When each of them made their respective breakthroughs, it must have been an ecstatic moment, after long pursuit, that is beyond our understanding. Einstein didn’t write his letter to Roosevelt until after his research was finished, for obvious reasons. You grossly underestimate these men, and those of any era, if you think they weren’t aware of what their progress might cause. Oppenheimer simply states that responsibility for use of their work is beyond their control and thus morally extraneous to the scientists, but that the work is completed constitutes the sole duty bequeathed them by destiny. It’s Objectivist in a way.[/quote]

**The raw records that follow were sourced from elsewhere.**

+def _node_conv(x, w, wscale, up, key, iscale=None, oscale=None):
+    if not x.is_cuda:
+        y = _host_conv(x * _bc(iscale) if iscale is not None else x, w, wscale, up)
+        return y * _bc(oscale) if oscale is not None else y
+    O, I, kh, kw = w.shape
+    wp = _pack(w, wscale, key and (key[0], key[1] + ('/convT' if up else '/conv')))
+    if up:
+        return _convT_launch(x, wp, O, kh, kw, 2, 0, ((x.shape[2] - 1) * 2 + kh, (x.shape[3] - 1) * 2 + kw), iscale=iscale, oscale=oscale)
+    return _conv_launch(x, wp, O, kh, kw, 1, kh // 2, iscale=iscale, oscale=oscale)
+
+
+def _node_adjoint(g, w, wscale, up, key, hw, iscale):
+    if not g.is_cuda:
+        import torch.nn.functional as F
+        gs = g * _bc(iscale)
+        if up:
+            return F.conv2d(gs, (w * wscale).transpose(0, 1), stride=2)
+        return F.conv_transpose2d(gs, w * wscale, padding=w.shape[2] // 2)
+    O, I, kh, kw = w.shape
+    wpT = _pack(w.transpose(0, 1), wscale, key and (key[0], key[1] + '/T'))
+    if up:
+        return _conv_launch(g, wpT, I, kh, kw, 2, 0, iscale=iscale)
+    return _convT_launch(g, wpT, I, kh, kw, 1, kh // 2, hw, iscale=iscale)
+
+
+def _node_wgrad(terms, w, wscale, up, sink):
+    if not terms:
+        return None
+    O, I, kh, kw = w.shape
+    if not terms[0][0].is_cuda:
+        tot = None
+        for g, gsc, xin, xsc in terms:
+            with torch.enable_grad():
+                wv = torch.zeros_like(w).requires_grad_(True)
+                (gw,) = torch.autograd.grad(_host_conv(xin * _bc(xsc) if xsc is not None else xin, wv, wscale, up), wv, g * _bc(gsc))
+            tot = gw if tot is None else tot + gw
+        if sink is not None:
+            sink.add_(tot)
+            return None
+        return tot
+    acc = sink
+    for g, gsc, xin, xsc in terms:
+        if up:
+            r = _wgrad_launch(xin, g, kh, kw, 2, 0, wscale, ascale=xsc, bscale=gsc, out=acc, transposed=acc is sink and sink is not None)
+        else:
+            r = _wgrad_launch(g, xin, kh, kw, 1, kh // 2, wscale, ascale=gsc, bscale=xsc, out=acc)
+        if acc is None:
+            acc = r
+    if sink is not None:
+        return None
+    return acc.transpose(0, 1) if up else acc
+
+
+def _scale2(a, sa, b=None, sb=None):
+    if not a.is_cuda:
+        return a * _bc(sa) + b * _bc(sb) if b is not None else a * _bc(sa)
+    if b is None:
+        return _chan_scale_raw(a, sa)
+    a, b, sa, sb = _nhwc16(a), _nhwc16(b), _al16(sa), _al16(sb)
+    n, c, h, w = a.shape
+    y = torch.empty_like(a)
+    check(lib.rick_chan_scale2_f32(ptr(a), ptr(sa), ptr(b), ptr(sb), ptr(y), n, h * w, c, stream_ptr()), 'rick_chan_scale2_f32')
+    return y
+
+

Quick hijack, just gotta say diesel, from reading your posts on a variety of topics, I admire your intelligence and the way you express it. Good post!

If they didn’t surrender after the first city was leveled, how many bombs dropped in the boonies do you think it would have took?

[quote]Sifu wrote:
The Japanese had intended to use this same uranium for a dirty bomb attack on San Francisco three days before the Hiroshima bomb. We didn’t know if this uranium was for a dirty bomb or an atomic one. What we did know is what it could be used for.
[/quote]

It’s interesting to note that while they were nearly on their ass (from the armchair perspective of some posting here) the Japanese were putting the finishing touches on their third generation of submersible aircraft carriers. Called the Sen Toku Type, these displaced around 6000 tons and carried three floatplane bombers, disassembled. These had a range of about 600NM and carried a bomb load of 800Kg. They could be launched within 45 minutes of surfacing.

The Japanese built three of these boats, and all three survived the war (to be scuttled by the US after close examination). I read that the intended application was germ warfare, but maybe they had a dirty bomb in mind as well.

[quote]Check out this article from the BBC:
Hitler ‘tested small atom bomb’
BBC NEWS | Europe | Hitler 'tested small atom bomb'
[/quote]

Somehow I rather doubt it. WWII was filled with bright lights, from all accounts. Only two of them were nuclear.